» **TRY IT**
Every line holding the string "chunk" should be copied out of the listing.

[[ STUDY MATERIAL open ]]

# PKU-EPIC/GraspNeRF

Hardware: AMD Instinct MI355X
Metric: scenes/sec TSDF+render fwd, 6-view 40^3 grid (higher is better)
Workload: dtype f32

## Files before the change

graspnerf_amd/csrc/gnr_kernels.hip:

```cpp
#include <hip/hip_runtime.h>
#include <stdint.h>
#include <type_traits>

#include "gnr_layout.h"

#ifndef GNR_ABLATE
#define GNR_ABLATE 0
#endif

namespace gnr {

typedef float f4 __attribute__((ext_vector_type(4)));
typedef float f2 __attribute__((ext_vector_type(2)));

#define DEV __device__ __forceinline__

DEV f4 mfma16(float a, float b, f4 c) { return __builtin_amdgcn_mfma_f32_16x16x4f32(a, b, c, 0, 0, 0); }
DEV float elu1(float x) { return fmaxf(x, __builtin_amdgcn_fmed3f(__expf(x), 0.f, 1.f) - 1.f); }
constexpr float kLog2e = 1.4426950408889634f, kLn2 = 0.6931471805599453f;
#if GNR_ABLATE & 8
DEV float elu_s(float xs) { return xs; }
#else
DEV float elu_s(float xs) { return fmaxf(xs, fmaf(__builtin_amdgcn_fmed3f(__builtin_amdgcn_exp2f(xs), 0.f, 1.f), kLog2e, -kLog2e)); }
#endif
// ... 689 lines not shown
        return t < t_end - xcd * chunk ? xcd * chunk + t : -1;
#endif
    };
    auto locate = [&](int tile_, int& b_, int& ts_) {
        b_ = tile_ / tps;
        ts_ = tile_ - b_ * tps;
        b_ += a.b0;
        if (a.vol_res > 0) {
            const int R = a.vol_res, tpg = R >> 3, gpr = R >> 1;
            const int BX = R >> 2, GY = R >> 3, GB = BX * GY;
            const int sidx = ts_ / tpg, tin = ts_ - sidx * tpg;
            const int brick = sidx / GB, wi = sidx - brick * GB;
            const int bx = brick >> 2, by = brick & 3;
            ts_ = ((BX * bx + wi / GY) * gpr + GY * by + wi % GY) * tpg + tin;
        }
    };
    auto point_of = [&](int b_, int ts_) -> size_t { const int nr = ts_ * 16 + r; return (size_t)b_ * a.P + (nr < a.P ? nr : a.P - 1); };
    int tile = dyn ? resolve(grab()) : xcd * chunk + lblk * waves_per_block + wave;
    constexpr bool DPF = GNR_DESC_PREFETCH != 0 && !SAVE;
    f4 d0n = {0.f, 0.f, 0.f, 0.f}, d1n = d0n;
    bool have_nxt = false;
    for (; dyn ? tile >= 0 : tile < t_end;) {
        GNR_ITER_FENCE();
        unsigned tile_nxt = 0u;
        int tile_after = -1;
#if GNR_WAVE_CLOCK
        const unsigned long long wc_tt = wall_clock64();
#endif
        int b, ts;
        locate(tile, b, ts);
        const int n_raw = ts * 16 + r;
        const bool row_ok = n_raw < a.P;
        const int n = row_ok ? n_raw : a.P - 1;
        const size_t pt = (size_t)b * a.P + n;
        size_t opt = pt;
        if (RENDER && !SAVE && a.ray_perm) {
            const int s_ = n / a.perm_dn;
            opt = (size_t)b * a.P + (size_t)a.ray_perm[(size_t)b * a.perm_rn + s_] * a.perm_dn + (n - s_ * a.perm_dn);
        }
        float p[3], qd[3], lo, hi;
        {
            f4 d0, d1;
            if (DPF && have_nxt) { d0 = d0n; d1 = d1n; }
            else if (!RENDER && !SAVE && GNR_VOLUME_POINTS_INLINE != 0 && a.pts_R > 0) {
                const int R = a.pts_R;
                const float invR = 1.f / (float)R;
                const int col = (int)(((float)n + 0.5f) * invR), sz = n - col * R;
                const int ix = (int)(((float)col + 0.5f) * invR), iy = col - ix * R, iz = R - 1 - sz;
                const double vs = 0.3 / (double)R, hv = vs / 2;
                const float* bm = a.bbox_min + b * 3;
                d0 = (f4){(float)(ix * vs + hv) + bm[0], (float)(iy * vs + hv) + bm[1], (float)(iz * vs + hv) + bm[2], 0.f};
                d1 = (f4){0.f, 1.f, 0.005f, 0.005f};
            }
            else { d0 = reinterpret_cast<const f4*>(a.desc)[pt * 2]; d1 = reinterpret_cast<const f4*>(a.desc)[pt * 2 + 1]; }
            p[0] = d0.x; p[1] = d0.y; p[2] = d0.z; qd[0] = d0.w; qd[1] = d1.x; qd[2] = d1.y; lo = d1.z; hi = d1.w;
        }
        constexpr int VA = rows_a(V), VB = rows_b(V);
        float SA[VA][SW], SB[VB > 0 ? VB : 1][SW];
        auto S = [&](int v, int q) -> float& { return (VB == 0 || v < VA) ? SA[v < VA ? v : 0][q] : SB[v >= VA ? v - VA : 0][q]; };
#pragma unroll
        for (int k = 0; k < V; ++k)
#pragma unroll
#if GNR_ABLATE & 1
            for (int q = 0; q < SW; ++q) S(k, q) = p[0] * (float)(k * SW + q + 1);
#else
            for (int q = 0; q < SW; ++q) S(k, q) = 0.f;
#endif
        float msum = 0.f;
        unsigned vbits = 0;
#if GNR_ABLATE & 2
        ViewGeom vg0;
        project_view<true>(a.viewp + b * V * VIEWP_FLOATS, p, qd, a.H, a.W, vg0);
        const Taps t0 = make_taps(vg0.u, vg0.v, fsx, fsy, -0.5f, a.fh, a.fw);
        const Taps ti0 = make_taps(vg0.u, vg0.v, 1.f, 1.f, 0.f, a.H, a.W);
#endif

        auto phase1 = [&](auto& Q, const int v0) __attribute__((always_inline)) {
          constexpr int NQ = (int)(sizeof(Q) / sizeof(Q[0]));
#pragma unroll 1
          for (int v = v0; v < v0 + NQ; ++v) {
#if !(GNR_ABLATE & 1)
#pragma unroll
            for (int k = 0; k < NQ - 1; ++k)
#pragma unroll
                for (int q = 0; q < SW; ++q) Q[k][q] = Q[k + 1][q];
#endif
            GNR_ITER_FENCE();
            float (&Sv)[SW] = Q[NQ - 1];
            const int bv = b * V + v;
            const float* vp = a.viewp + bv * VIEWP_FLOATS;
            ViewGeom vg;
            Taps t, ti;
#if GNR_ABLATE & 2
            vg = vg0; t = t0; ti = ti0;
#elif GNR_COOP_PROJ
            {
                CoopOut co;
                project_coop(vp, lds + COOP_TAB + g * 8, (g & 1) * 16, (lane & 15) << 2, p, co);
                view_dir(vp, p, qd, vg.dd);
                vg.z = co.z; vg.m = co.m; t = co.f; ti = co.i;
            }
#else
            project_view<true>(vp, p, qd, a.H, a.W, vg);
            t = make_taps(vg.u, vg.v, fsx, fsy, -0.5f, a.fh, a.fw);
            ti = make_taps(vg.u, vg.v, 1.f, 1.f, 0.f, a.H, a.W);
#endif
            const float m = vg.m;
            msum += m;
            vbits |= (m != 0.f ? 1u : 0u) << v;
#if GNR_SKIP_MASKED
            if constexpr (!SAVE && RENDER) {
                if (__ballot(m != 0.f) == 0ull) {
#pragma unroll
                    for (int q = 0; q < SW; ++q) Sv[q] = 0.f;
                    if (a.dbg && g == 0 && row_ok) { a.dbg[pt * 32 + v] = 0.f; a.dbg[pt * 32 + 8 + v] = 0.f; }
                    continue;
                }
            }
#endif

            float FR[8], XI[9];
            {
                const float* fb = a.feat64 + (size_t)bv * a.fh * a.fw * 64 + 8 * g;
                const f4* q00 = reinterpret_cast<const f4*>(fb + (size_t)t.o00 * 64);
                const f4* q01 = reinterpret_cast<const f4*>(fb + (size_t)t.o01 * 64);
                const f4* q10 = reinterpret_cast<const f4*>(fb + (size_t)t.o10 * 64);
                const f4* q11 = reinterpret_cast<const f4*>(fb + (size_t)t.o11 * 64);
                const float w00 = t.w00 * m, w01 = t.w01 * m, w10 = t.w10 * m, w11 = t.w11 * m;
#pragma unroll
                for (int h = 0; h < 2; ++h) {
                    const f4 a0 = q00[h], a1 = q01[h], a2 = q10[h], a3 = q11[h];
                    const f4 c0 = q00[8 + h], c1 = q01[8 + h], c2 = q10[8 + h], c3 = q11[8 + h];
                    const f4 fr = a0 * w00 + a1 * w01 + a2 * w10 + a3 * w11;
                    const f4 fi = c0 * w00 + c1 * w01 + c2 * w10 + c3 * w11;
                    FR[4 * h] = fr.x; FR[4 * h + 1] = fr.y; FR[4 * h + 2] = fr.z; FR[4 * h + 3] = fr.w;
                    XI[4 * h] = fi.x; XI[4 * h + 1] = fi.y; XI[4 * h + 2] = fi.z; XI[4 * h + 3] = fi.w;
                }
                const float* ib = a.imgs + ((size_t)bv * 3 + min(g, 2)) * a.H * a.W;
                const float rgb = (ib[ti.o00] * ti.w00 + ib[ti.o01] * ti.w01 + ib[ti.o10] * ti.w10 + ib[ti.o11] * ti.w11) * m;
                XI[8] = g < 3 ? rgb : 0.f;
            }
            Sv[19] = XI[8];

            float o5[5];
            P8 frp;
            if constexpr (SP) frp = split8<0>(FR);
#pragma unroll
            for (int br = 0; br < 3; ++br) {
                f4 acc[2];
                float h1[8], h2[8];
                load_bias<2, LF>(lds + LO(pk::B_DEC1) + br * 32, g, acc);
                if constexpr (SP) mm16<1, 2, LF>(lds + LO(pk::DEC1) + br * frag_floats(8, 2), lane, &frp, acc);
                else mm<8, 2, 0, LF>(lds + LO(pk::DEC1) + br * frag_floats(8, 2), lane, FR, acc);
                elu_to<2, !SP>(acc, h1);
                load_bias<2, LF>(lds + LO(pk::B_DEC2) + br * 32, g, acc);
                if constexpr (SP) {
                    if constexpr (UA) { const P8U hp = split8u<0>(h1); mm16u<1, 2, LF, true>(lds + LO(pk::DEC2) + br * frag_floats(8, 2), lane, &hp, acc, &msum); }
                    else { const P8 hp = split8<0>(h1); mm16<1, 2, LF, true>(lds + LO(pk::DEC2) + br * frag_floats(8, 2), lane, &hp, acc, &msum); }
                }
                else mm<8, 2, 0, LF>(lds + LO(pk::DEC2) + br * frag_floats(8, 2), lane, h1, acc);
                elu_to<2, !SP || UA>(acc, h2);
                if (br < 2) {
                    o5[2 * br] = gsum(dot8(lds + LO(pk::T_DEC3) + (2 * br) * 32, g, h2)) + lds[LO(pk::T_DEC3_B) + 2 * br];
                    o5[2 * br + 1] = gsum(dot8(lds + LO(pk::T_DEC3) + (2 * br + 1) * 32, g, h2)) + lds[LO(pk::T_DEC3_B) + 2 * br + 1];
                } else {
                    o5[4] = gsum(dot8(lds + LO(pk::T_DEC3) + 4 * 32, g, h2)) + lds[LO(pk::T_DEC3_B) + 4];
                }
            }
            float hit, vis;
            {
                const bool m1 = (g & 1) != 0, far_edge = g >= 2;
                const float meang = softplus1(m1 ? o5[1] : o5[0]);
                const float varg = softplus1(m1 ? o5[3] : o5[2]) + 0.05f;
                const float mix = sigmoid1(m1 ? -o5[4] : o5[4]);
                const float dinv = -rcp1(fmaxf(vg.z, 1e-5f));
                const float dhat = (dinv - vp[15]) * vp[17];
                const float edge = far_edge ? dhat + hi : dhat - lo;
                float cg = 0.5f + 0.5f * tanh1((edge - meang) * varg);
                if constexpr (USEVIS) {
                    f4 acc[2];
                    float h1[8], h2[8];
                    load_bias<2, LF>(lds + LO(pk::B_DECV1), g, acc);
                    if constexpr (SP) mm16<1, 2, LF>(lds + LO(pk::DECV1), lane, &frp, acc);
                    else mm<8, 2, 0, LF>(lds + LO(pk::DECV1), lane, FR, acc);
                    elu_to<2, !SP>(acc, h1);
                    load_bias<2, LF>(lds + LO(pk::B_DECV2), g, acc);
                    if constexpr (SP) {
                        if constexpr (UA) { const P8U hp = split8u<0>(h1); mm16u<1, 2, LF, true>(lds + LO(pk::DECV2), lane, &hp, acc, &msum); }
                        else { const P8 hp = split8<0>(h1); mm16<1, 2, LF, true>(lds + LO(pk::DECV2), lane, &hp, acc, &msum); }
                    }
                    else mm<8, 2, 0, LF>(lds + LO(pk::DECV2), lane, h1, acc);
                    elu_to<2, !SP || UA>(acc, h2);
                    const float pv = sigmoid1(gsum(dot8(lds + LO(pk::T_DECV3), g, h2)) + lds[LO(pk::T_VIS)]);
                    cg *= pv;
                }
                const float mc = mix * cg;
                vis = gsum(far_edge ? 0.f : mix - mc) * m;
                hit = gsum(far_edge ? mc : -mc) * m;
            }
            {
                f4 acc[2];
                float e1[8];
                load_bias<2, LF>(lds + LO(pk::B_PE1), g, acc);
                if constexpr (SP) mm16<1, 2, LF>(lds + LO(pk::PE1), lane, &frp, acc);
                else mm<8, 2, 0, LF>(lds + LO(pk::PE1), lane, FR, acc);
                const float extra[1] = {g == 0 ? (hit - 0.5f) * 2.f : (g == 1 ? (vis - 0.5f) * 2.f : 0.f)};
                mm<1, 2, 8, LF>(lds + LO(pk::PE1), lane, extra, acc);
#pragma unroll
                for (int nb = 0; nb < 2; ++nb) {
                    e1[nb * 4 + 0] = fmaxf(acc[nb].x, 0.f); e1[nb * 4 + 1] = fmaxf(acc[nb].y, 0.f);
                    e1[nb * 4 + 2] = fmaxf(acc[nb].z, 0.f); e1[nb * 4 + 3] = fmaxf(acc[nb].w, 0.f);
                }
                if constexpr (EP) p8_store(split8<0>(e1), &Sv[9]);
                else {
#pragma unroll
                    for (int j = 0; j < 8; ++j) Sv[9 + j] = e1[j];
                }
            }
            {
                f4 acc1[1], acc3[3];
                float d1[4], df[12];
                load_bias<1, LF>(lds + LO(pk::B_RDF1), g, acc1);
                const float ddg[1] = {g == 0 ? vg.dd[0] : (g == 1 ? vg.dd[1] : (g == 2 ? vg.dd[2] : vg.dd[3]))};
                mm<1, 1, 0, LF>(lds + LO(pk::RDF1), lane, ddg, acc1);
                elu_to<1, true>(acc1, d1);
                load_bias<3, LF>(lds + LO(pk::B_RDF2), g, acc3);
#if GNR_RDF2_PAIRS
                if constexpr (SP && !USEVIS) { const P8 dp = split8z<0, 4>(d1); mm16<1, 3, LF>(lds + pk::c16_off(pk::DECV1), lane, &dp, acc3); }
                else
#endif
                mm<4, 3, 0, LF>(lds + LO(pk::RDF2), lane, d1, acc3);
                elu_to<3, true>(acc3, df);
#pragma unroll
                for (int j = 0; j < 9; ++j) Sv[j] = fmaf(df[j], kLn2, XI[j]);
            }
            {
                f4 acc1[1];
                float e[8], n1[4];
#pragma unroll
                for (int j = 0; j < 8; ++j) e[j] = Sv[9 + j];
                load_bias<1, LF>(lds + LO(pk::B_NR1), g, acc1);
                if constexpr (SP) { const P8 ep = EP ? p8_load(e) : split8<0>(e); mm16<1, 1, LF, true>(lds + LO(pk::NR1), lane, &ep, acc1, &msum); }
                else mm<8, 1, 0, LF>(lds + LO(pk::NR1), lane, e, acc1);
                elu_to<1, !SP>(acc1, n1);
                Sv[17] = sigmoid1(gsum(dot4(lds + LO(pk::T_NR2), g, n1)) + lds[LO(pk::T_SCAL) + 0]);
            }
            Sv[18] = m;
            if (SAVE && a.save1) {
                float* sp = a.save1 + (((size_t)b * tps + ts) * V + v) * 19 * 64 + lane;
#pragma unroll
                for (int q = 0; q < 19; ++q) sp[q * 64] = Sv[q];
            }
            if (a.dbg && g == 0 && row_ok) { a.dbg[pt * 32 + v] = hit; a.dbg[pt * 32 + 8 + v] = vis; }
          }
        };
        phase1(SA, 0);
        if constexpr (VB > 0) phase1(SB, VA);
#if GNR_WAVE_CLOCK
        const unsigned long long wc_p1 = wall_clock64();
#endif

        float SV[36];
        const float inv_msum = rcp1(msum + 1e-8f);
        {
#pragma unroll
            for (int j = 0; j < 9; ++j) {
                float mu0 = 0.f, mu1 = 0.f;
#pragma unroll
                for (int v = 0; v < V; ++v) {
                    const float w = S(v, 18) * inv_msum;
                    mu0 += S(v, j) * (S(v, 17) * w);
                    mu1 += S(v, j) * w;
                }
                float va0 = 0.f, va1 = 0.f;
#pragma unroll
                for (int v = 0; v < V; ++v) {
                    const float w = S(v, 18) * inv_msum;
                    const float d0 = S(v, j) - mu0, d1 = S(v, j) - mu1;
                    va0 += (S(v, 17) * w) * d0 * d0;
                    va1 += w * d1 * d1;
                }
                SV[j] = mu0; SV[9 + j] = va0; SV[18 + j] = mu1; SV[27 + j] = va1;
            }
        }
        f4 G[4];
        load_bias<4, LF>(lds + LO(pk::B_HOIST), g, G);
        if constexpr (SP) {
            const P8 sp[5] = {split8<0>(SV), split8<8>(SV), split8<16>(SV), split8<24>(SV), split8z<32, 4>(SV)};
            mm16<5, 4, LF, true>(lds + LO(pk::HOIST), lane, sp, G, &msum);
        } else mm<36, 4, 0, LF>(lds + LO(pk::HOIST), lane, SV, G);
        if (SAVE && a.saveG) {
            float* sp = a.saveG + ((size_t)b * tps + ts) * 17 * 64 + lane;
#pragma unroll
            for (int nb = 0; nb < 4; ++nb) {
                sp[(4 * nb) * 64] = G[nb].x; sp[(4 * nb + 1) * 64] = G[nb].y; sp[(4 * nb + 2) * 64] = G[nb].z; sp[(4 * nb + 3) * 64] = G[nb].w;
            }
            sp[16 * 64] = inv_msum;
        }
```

[[ STUDY MATERIAL closed ]]

» **PROBLEM SOLUTION**
        return t < t_end - xcd * chunk ? xcd * chunk + t : -1;
    int tile = dyn ? resolve(grab()) : xcd * chunk + lblk * waves_per_block + wave;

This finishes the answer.